Since data flows from the Input layer to the Output layer, which is an imagined forward direction, this network is called a Feed-Forward Network. (The other category being Recurrent neural networks, which we won’t be discussing in this article.)
How does a neural network learn?
A neural network learns by iteratively updating its parameters until it approximates the function that maps its inputs to outputs.
At the beginning of training, when a neural network generates an output given its inputs, the output is mostly gibberish because the parameters in each neuron are randomly set.
For learning, the generated output is compared with the true value (the output that we intend the neural network to generate) using a Loss function.
This loss function is a mathematical formula that measures the error between the network’s generated/predicted output and the true value.
Some commonly used loss functions are:
Mean Absolute Error: The average of the absolute differences between the network’s output values and the true values (used for regression problems)
Mean Squared Error: The average squared difference between the network’s output values and the true values (used for regression problems)
Binary/ Categorical Cross-Entropy: Measure of the performance of a classification model whose output is a probability value between 0 and 1.
This measure of error or Loss is used to update the parameters (weights and biases) in a process called the Backward Pass or Backpropagation.
Each parameter is updated in proportion to its contribution to the overall loss. This ensures that, in the next forward pass, the loss is smaller than in this one, and the model learns by reducing the loss.
The algorithm used for this parameter update process is called an Optimization algorithm, or Optimizer. Some commonly used optimizers are as follows:
To ensure that parameter values do not change a lot in a single step of optimization, updates are scaled using a value called the Learning rate.
These training runs, each consisting of a forward and a backward pass, continue for multiple turns.
The loss value decreases in each run until the network starts outputting a value that is very close to the true value. This finishes the neural network training.
An example of a neural network learning to identify images
Let’s take an example of a neural network learning to identify whether a given image is of a cat or a dog.

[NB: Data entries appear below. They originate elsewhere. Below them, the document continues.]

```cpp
enum class SpmvLayout { phased, sliced, fused, sorted, sortedfused, acc, plain, accfused };
constexpr int kNumSpmvLayouts = 8;
inline constexpr const char* kSpmvLayoutNames[kNumSpmvLayouts] = {"phased", "sliced", "fused", "sorted", "sortedfused", "acc", "plain",
                                                                  "accfused"};

inline int combine_grid_for(int64_t nrows) {
    static const int cap = [] { const char* e = getenv("IPXK_COMBINE_GRID"); return e && atoi(e) > 0 ? std::min(atoi(e), 1024) : 1024; }();
    return (int)std::min<int64_t>(cap, std::max<int64_t>(1, (nrows + kBlock - 1) / kBlock));
// ... 207 lines not shown
```

### ipx_amd/csrc/layout_device.hip

```cpp
#include <numeric>
#include <rocprim/device/device_radix_sort.hpp>
#include <rocprim/device/device_scan.hpp>

#include "layout_scratch.hpp"

namespace ipxk {

template <class K>
void sort_pairs(Tmp& T, const K* kin, K* kout, const unsigned* vin, unsigned* vout, size_t n, int bits, hipStream_t s) {
    size_t bytes = 0;
    IPXK_HIP(rocprim::radix_sort_pairs(nullptr, bytes, kin, kout, vin, vout, n, 0u, (unsigned)bits, s));
    IPXK_HIP(rocprim::radix_sort_pairs(T.need(bytes), bytes, kin, kout, vin, vout, n, 0u, (unsigned)bits, s));
}
template void sort_pairs<unsigned>(Tmp&, const unsigned*, unsigned*, const unsigned*, unsigned*, size_t, int, hipStream_t);
template void sort_pairs<u64>(Tmp&, const u64*, u64*, const unsigned*, unsigned*, size_t, int, hipStream_t);
void sort_keys(Tmp& T, u64* in, u64* out, size_t n, hipStream_t s) {
    size_t bytes = 0;
    IPXK_HIP(rocprim::radix_sort_keys(nullptr, bytes, in, out, n, 0u, 64u, s));
    IPXK_HIP(rocprim::radix_sort_keys(T.need(bytes), bytes, in, out, n, 0u, 64u, s));
}
void scan_int(Tmp& T, const int* in, int* out, size_t n, hipStream_t s) {
    size_t bytes = 0;
    IPXK_HIP(rocprim::exclusive_scan(nullptr, bytes, in, out, 0, n, rocprim::plus<int>(), s));
    IPXK_HIP(rocprim::exclusive_scan(T.need(bytes), bytes, in, out, 0, n, rocprim::plus<int>(), s));
// ... 176 lines not shown
    IPXK_GRID_STRIDE(e, nz) {
        const unsigned d = dst[e];
        pack[d] = word[e];
        out_val[d] = val[perm[e]];
    }
}
__global__ void acc_bptr_kernel(int ntiles, const unsigned* __restrict__ tile_ptr, const unsigned* __restrict__ tile_batch,
                                const unsigned* __restrict__ bstart, unsigned nz, unsigned* __restrict__ bptr) {
    const int tile = blockIdx.x;
    if (tile >= ntiles) return;
    const unsigned e0 = tile_ptr[tile], b0 = tile_batch[tile], nb = tile_batch[tile + 1] - b0;
    for (unsigned q = threadIdx.x; q < nb; q += blockDim.x) bptr[b0 + q] = bstart[e0 + q];
    if (tile == ntiles - 1 && threadIdx.x == 0) bptr[tile_batch[ntiles]] = nz;
}
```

The training starts with a huge dataset of mixed images of dogs and cats. At each step, the network is given an image as input and asked to output what it thinks the image is (Forward pass).
In the following example, the untrained neural network outputs “Cat” for the dog’s image. We need to fix this.
The output (“Cat”) and the true value (“Dog”) are compared using a Loss function, which outputs an error called Loss.
This loss value is then used to update the parameters during the backward pass. The parameter update is in a direction that leads to lower loss in the next training run.
This process continues until the neural network generates the correct output (“Dog”) for the image.
I’ve only shown this for dog images, but a similar process applies to cat images as well. The training ends when the neural network starts identifying the correct label for the images.